» **PROBLEM TO SOLVE**:
Only lines with the word "frow" belong in the answer; copy them from the records below.

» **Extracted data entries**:
☆ ☆ ☆

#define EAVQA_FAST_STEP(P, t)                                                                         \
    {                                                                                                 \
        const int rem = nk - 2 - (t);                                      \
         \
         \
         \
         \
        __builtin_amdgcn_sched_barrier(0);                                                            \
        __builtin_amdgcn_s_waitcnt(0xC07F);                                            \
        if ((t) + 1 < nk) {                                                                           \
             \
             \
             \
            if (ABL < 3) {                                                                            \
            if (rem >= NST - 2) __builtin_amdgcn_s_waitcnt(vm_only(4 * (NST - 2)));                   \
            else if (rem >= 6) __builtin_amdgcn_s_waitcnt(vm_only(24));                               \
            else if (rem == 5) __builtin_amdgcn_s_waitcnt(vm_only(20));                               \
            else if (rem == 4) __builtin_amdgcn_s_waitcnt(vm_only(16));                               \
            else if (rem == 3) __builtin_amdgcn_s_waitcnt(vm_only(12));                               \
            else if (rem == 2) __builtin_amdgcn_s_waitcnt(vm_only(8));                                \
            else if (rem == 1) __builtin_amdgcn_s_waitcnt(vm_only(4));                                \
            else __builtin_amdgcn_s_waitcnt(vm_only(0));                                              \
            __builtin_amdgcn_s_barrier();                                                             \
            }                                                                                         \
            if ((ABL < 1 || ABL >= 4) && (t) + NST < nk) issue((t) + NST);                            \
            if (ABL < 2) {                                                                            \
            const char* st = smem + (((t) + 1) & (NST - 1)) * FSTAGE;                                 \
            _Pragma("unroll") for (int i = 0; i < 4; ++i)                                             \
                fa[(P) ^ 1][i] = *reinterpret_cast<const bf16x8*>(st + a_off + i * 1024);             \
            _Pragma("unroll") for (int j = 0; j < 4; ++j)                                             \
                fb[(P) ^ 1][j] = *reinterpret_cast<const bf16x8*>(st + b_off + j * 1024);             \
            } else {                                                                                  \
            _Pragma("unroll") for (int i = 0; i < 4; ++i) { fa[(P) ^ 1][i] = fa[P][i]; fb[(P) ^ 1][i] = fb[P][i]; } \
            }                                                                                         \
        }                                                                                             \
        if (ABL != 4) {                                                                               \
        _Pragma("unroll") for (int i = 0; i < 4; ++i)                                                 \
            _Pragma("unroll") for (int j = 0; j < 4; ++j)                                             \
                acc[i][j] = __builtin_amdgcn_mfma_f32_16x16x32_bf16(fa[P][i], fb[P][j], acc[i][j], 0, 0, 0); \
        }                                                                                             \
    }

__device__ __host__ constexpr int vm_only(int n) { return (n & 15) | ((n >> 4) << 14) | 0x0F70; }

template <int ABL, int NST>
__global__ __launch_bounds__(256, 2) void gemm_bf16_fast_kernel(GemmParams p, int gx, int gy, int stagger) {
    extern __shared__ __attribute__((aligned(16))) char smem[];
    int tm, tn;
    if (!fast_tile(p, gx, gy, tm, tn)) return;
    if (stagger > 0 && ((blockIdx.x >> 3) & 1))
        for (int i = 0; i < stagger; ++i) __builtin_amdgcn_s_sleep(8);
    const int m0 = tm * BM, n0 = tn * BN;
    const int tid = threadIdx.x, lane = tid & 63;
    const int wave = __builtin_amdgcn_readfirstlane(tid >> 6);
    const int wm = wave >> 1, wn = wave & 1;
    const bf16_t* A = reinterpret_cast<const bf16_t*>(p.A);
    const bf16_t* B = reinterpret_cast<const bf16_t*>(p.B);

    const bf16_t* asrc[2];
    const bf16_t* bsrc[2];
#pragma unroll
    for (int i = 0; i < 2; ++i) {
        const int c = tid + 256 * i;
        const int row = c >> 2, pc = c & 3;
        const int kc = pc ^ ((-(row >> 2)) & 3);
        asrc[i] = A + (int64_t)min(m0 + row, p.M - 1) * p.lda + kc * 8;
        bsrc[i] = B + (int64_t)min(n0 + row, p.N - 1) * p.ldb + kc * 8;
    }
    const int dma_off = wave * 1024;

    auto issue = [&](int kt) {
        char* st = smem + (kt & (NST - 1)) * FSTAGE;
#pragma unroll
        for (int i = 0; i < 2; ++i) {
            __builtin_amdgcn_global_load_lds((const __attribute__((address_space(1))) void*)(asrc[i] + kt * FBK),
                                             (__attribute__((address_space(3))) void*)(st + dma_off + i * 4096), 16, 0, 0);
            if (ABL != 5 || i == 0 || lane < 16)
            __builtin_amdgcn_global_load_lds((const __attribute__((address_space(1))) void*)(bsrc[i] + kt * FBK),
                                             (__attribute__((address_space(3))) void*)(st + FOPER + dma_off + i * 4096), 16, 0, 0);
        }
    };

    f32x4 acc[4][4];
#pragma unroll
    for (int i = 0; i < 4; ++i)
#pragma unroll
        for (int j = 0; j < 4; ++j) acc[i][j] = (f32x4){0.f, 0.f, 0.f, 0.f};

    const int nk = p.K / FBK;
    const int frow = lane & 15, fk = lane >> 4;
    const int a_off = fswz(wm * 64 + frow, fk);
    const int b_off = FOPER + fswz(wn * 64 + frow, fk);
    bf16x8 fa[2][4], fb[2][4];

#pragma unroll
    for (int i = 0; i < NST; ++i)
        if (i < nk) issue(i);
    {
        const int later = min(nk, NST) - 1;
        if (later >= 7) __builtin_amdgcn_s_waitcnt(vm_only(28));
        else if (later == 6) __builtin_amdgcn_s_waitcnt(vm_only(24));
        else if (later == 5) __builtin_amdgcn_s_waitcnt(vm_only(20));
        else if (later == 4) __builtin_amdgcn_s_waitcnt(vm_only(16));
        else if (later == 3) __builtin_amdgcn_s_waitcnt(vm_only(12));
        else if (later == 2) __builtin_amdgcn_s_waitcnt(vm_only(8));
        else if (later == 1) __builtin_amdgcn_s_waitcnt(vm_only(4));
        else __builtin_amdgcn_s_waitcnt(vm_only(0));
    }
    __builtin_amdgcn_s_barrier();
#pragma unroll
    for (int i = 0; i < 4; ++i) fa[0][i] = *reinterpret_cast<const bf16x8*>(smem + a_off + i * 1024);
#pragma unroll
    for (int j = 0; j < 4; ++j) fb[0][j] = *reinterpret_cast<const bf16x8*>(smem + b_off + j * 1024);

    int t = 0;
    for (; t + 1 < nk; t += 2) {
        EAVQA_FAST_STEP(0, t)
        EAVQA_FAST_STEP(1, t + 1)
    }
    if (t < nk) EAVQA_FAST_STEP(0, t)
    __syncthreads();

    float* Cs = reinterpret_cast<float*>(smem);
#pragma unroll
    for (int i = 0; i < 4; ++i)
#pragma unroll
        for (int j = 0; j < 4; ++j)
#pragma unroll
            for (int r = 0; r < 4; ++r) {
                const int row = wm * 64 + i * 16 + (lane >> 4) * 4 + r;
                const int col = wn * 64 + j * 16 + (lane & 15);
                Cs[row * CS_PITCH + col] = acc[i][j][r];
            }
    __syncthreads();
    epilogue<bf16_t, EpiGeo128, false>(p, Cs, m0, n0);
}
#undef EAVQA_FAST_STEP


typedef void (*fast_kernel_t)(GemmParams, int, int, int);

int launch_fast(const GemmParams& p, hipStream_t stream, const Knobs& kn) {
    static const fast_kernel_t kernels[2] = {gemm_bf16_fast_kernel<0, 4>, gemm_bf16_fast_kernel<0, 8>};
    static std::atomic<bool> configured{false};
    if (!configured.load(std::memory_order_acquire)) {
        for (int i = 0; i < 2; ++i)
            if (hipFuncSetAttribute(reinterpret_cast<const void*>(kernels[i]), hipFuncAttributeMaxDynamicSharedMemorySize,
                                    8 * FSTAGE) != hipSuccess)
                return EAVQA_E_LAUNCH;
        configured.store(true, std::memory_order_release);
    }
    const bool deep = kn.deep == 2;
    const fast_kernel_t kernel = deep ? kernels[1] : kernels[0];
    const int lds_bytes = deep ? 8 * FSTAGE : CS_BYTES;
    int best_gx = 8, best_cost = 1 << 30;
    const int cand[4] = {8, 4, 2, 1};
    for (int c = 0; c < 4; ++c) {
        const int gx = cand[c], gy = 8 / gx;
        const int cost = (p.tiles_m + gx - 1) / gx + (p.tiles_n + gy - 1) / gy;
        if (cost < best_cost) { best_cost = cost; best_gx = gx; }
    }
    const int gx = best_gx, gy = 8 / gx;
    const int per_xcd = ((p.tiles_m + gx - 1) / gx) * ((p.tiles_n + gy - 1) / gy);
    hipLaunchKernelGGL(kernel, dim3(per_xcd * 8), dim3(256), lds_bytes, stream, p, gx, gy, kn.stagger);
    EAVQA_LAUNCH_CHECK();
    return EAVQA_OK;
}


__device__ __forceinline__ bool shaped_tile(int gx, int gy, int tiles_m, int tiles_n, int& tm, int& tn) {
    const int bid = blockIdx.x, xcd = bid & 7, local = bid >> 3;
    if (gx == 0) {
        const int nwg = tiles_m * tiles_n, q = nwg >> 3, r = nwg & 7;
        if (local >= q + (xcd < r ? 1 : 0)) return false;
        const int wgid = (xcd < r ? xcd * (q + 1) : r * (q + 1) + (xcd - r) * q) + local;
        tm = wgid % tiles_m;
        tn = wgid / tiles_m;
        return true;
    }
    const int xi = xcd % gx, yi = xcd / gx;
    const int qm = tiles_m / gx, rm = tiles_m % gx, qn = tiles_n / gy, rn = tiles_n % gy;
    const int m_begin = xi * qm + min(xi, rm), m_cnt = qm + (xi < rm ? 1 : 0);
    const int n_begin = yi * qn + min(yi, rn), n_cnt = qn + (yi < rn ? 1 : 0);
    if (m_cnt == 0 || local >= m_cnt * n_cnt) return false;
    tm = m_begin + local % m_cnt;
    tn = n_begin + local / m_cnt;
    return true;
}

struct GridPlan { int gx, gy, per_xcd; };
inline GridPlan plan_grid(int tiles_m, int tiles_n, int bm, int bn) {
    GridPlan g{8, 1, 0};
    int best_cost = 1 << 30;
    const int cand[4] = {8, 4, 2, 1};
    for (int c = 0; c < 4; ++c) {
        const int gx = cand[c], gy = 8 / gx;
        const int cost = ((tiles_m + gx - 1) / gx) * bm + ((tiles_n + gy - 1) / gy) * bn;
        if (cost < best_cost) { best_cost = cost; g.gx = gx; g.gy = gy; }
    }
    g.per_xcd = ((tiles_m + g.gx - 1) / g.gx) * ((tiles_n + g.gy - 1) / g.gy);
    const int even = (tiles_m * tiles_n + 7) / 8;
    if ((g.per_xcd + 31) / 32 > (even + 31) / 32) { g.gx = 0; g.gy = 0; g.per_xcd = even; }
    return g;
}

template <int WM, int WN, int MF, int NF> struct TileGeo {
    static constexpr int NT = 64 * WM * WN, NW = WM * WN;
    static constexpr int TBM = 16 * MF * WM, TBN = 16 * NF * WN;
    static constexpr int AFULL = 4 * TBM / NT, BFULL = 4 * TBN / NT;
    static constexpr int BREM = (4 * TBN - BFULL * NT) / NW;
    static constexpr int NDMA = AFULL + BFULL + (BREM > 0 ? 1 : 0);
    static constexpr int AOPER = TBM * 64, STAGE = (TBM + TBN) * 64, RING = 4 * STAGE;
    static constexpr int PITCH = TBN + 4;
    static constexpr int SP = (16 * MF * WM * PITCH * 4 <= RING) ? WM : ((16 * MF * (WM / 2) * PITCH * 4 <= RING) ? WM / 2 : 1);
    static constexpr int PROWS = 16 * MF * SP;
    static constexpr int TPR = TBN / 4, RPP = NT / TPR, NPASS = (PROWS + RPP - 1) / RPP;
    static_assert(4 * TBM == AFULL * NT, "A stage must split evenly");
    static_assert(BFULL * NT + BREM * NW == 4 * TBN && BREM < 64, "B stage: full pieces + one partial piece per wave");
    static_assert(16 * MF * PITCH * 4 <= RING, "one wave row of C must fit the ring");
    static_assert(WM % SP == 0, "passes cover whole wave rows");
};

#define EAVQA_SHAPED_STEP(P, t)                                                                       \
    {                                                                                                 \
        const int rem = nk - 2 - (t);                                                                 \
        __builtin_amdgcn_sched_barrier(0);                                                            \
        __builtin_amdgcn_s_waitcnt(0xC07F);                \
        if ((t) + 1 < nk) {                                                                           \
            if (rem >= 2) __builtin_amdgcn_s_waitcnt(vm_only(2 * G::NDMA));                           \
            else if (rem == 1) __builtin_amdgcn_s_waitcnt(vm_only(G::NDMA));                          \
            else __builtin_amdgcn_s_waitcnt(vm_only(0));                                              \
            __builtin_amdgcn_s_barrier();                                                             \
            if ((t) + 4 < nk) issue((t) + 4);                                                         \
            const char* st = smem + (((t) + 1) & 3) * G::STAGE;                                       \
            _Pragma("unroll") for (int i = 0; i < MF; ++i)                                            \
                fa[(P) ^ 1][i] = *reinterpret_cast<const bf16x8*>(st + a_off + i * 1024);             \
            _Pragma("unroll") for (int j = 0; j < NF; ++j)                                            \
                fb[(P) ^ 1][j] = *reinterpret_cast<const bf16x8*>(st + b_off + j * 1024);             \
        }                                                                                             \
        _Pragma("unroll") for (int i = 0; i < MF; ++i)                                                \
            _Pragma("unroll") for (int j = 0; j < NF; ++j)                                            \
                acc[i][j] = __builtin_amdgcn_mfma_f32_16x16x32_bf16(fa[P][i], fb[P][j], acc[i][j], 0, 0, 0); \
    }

☆ ☆ ☆

» **ANSWER AREA**:
    const int frow = lane & 15, fk = lane >> 4;
    const int a_off = fswz(wm * 64 + frow, fk);
    const int b_off = FOPER + fswz(wn * 64 + frow, fk);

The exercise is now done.